**Material for this task:**
static bool thin_dgrad_wide_shape(const gcc_conv_t* c) {
    return ceil8(c->Ci) == 8 && c->KH == 4 && c->KW == 4 && c->stride == 2 && c->pad == 1 && !(c->H & 1) && !(c->W & 1) &&
           c->Co > 64 && c->Co <= 128 && ((c->W / 2) & 3) == 0 && (size_t)(c->W / 2 + 4) * THIN_WIDE_RB * 3 + 48 * 1024 <= 156 * 1024 &&
           gcc_opt(GCC_OPT_IGEMM_THIN) >= 1 && gcc_opt(GCC_OPT_IGEMM_THIN) != 2;
}
static bool thin_dgrad_shape(const gcc_conv_t* c) {
    if (thin_dgrad_wide_shape(c)) return true;
    return ceil8(c->Ci) == 8 && c->KH == 4 && c->KW == 4 && c->stride == 2 && c->pad == 1 && !(c->H & 1) && !(c->W & 1) &&
           c->Co >= 16 && c->Co <= 64 && thin_enabled();
}
static int launch_thin_dgrad(const gcc_conv_t* c, const void* dy, const void* wt, void* dx, const gcc_epilogue_t* ep, hipStream_t st) {
    ThinDgradArgs a;
    a.dy = (const bf16_t*)dy; a.wt = (const bf16_t*)wt; a.dx = (bf16_t*)dx;
    a.bias = ep ? ep->bias : nullptr; a.act = ep ? ep->act : GCC_ACT_NONE; a.slope = ep ? ep->slope : 0.f;
    a.N = c->N; a.H = c->H; a.W = c->W; a.Ho = c->H / 2; a.Wo = c->W / 2;
    a.ldy = c->ldy; a.yoff = c->yoff; a.ldx = c->ldx; a.xoff = c->xoff; a.Ci = c->Ci; a.Co8 = ceil8(c->Co);
    const size_t yb = (size_t)c->N * a.Ho * a.Wo * c->ldy * 2, wb = (size_t)c->Ci * 16 * a.Co8 * 2;
    const size_t xb = (size_t)c->N * c->H * c->W * c->ldx * 2;
    if (yb >= OOB || wb >= OOB || xb >= OOB) return -1;
    a.dy_bytes = (uint32_t)yb; a.wt_bytes = (uint32_t)wb;
    a.tiles_per_row = cdiv(a.Wo, 16);
    a.ntiles = c->N * a.Ho * a.tiles_per_row;
    a.dTpr = make_fastdiv(a.tiles_per_row); a.dHh = make_fastdiv(a.Ho);
    if (thin_dgrad_wide_shape(c)) {
        const size_t lds = (size_t)3 * (a.Wo + 4) * THIN_WIDE_RB + 48 * 1024;
        static std::once_flag wide_once;
        std::call_once(wide_once, [] {
            (void)hipFuncSetAttribute((const void*)thin_dgrad_wide_kernel, hipFuncAttributeMaxDynamicSharedMemorySize, 156 * 1024);
        });
        int wpi = 256 / c->N;
        if (wpi < 1) wpi = 1;
        if (wpi > a.Ho) wpi = a.Ho;
        const int rows_per_wg = cdiv(a.Ho, wpi);
        wpi = cdiv(a.Ho, rows_per_wg);
        hipLaunchKernelGGL(thin_dgrad_wide_kernel, dim3(c->N * wpi), dim3(THIN_WIDE_NT), lds, st, a, rows_per_wg, wpi);
        GCC_CHECK_LAUNCH();
        return GCC_OK;
    }
    const int ncc = a.Co8 > 32 ? 2 : 1;
    int wgs = cdiv(a.ntiles, 4);
    if (wgs > 768) wgs = 768;
    const dim3 grid(wgs, 2);
    if (ncc == 2) hipLaunchKernelGGL(thin_dgrad_k4s2_kernel<2>, grid, dim3(256), 0, st, a);
    else hipLaunchKernelGGL(thin_dgrad_k4s2_kernel<1>, grid, dim3(256), 0, st, a);
    GCC_CHECK_LAUNCH();
    return GCC_OK;
}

**Exercise instructions:**
From the data above, return every line from the line that has "c->Co > 64 &&" up to and including the line that has "if (thin_dgrad_wide_shape(c)) return", exactly.

**Expected answer:**
           c->Co > 64 && c->Co <= 128 && ((c->W / 2) & 3) == 0 && (size_t)(c->W / 2 + 4) * THIN_WIDE_RB * 3 + 48 * 1024 <= 156 * 1024 &&
           gcc_opt(GCC_OPT_IGEMM_THIN) >= 1 && gcc_opt(GCC_OPT_IGEMM_THIN) != 2;
}
static bool thin_dgrad_shape(const gcc_conv_t* c) {
    if (thin_dgrad_wide_shape(c)) return true;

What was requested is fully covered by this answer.